Lines from the line with "const DropCtx dc = drop_begin<true>(dk);" to the line with "dbeta, B, accumulate);" in the entries below, and only those, must be output exactly, with both ends included.
====
+    const unsigned long long i0l = (unsigned long long)(ntrip - 1 - tr) * stride + first;
+    if (i0l >= L8) continue;
+    const unsigned i0 = (unsigned)i0l;
+    f32x8 xs[UNR], gs[UNR];
+#pragma unroll
+    for (int u = 0; u < UNR; ++u) {
+      const unsigned long long i = (unsigned long long)i0 + (unsigned long long)u * ustep;
+      if (i < L8) { xs[u] = load8<true, NT_LOAD>(x, base + (long long)i); gs[u] = load8<G16, NT_LOAD>(g, base + (long long)i); }
+    }
+#pragma unroll
+    for (int u = 0; u < UNR; ++u) {
+      const unsigned long long i = (unsigned long long)i0 + (unsigned long long)u * ustep;
+      if (i >= L8) break;
+      f32x8 o;
+      float dm[8];
+      if constexpr (DROP) drop_mult8(dc, (unsigned long long)(base + (long long)i), dm);
+#pragma unroll
+      for (int k = 0; k < 8; ++k) {
+        const float x0 = k < 4 ? xs[u].lo[k & 3] : xs[u].hi[k & 3];
+        float xx = x0;
+        if (pre_leaky) xx = lg_leaky(xx, alpha);
+        const float c = (xx - mu) - mul;
+        float dz = k < 4 ? gs[u].lo[k & 3] : gs[u].hi[k & 3];
+        if constexpr (DROP) dz = dz * dm[k];
+        if (post_leaky) dz = (a * c + b > 0.f) ? dz : alpha * dz;
+        float d = a * ((((dz - m1) - m1l) - c * m2) - c * m2l);
+        if (pre_leaky) d = (x0 > 0.f) ? d : alpha * d;
+        if (k < 4) o.lo[k & 3] = d; else o.hi[k & 3] = d;
+      }
+      if (dx) store8_f32(dx, base + (long long)i, o);
+      if (dx16) store8_bf16(dx16, base + (long long)i, o);
+      if constexpr (DB) { csum.lo += o.lo; csum.hi += o.hi; }
+    }
+  }
+  if constexpr (DB) {
+    __shared__ f32x4 sacc[512];
+    sacc[2 * threadIdx.x] = csum.lo; sacc[2 * threadIdx.x + 1] = csum.hi;
+    __syncthreads();
+    const int q = threadIdx.x;
+    if (q < C8) {
+      const long long row = (long long)n * ge.gdx + bx;
+      const int cb = (int)(((long long)bx * 256) % C8);
+      f32x4 tl = {0.f, 0.f, 0.f, 0.f}, th = {0.f, 0.f, 0.f, 0.f};
+      for (int k = (q - cb + C8) % C8; k < 256; k += C8) { tl += sacc[2 * k]; th += sacc[2 * k + 1]; }
+      *reinterpret_cast<f32x4*>(colpart + (row * C8 + q) * 8) = tl;
+      *reinterpret_cast<f32x4*>(colpart + (row * C8 + q) * 8 + 4) = th;
+    }
+  }
+}
+
+template <bool DB, bool G16>
+__global__ __launch_bounds__(256) void bwd_apply16p_kernel(const __bf16* __restrict__ x, const void* __restrict__ g,
+                                                           const float* __restrict__ stats, const double* __restrict__ partial, int nchunk,
+                                                           float* __restrict__ bstats, double* __restrict__ gsum,
+                                                           float* __restrict__ dx, __bf16* __restrict__ dx16, unsigned L8, int pre_leaky,
+                                                           int post_leaky, float alpha, float* __restrict__ colpart, int C8) {
+  bwd_apply16p_body<DB, G16, false>(x, g, stats, partial, nchunk, bstats, gsum, dx, dx16, L8, pre_leaky, post_leaky, alpha, colpart, C8, DropK{}, Geo{blockDim.x, gridDim.x, gridDim.y});
+}
+template <bool DB, bool G16>
+__global__ __launch_bounds__(256) void bwd_apply16p_drop_kernel(const __bf16* __restrict__ x, const void* __restrict__ g,
+                                                                const float* __restrict__ stats, const double* __restrict__ partial, int nchunk,
+                                                                float* __restrict__ bstats, double* __restrict__ gsum,
+                                                                float* __restrict__ dx, __bf16* __restrict__ dx16, unsigned L8, float alpha,
+                                                                float* __restrict__ colpart, int C8, DropK dk) {
+  bwd_apply16p_body<DB, G16, true>(x, g, stats, partial, nchunk, bstats, gsum, dx, dx16, L8, 0, 1, alpha, colpart, C8, dk, Geo{blockDim.x, gridDim.x, gridDim.y});
+}
+
 __global__ __launch_bounds__(256) void dropout_mask_kernel(unsigned char* __restrict__ keep, long long total8, DropK dk) {
   const DropCtx dc = drop_begin<true>(dk);
   for (long long i = (long long)blockIdx.x * 256 + threadIdx.x; i < total8; i += (long long)gridDim.x * 256) {
@@ -735,8 +853,8 @@
   }
 }
 
-__global__ __launch_bounds__(1024) void colsum_final_kernel(const float* __restrict__ partial, float* __restrict__ db, int nb,
-                                                            int C, int accumulate) {
+__device__ __forceinline__ void colsum_final_body(const float* __restrict__ partial, float* __restrict__ db, int nb,
+                                                  int C, int accumulate) {
   __shared__ float sr[64][17];
   const int cl = threadIdx.x & 15, gq = threadIdx.x >> 4;
   const int c = blockIdx.x * 16 + cl;
@@ -759,8 +877,19 @@
     db[c] = (accumulate ? db[c] : 0.f) + t;
   }
 }
+__global__ __launch_bounds__(1024) void colsum_final_kernel(const float* __restrict__ partial, float* __restrict__ db, int nb,
+                                                            int C, int accumulate) {
+  colsum_final_body(partial, db, nb, C, accumulate);
+}
+__global__ __launch_bounds__(1024) void colsum_affine_final_kernel(const float* __restrict__ partial, float* __restrict__ db, int nb,
+                                                                   int C, const double* __restrict__ gsum, float* __restrict__ dgamma,
+                                                                   float* __restrict__ dbeta, int B, int accumulate) {
+  if (blockIdx.x + 1 == gridDim.x) bwd_affine_grad_body(gsum, dgamma, dbeta, B, accumulate);
+  else colsum_final_body(partial, db, nb, C, accumulate);
+}
 
 constexpr long long EW_MAX_BLOCKS = 8192;
+constexpr int DB_MAX_BLOCKS = 2046;
 extern "C" int lg_device_cus(void);
 #define LG_RESIDENT_BLOCKS(kern)                                                                                       \
   ([]() -> long long {                                                                                                 \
====
FINISHED EXERCISE:
   const DropCtx dc = drop_begin<true>(dk);
   for (long long i = (long long)blockIdx.x * 256 + threadIdx.x; i < total8; i += (long long)gridDim.x * 256) {
@@ -735,8 +853,8 @@
   }
 }
 
-__global__ __launch_bounds__(1024) void colsum_final_kernel(const float* __restrict__ partial, float* __restrict__ db, int nb,
-                                                            int C, int accumulate) {
+__device__ __forceinline__ void colsum_final_body(const float* __restrict__ partial, float* __restrict__ db, int nb,
+                                                  int C, int accumulate) {
   __shared__ float sr[64][17];
   const int cl = threadIdx.x & 15, gq = threadIdx.x >> 4;
   const int c = blockIdx.x * 16 + cl;
@@ -759,8 +877,19 @@
     db[c] = (accumulate ? db[c] : 0.f) + t;
   }
 }
+__global__ __launch_bounds__(1024) void colsum_final_kernel(const float* __restrict__ partial, float* __restrict__ db, int nb,
+                                                            int C, int accumulate) {
+  colsum_final_body(partial, db, nb, C, accumulate);
+}
+__global__ __launch_bounds__(1024) void colsum_affine_final_kernel(const float* __restrict__ partial, float* __restrict__ db, int nb,
+                                                                   int C, const double* __restrict__ gsum, float* __restrict__ dgamma,
+                                                                   float* __restrict__ dbeta, int B, int accumulate) {
+  if (blockIdx.x + 1 == gridDim.x) bwd_affine_grad_body(gsum, dgamma, dbeta, B, accumulate);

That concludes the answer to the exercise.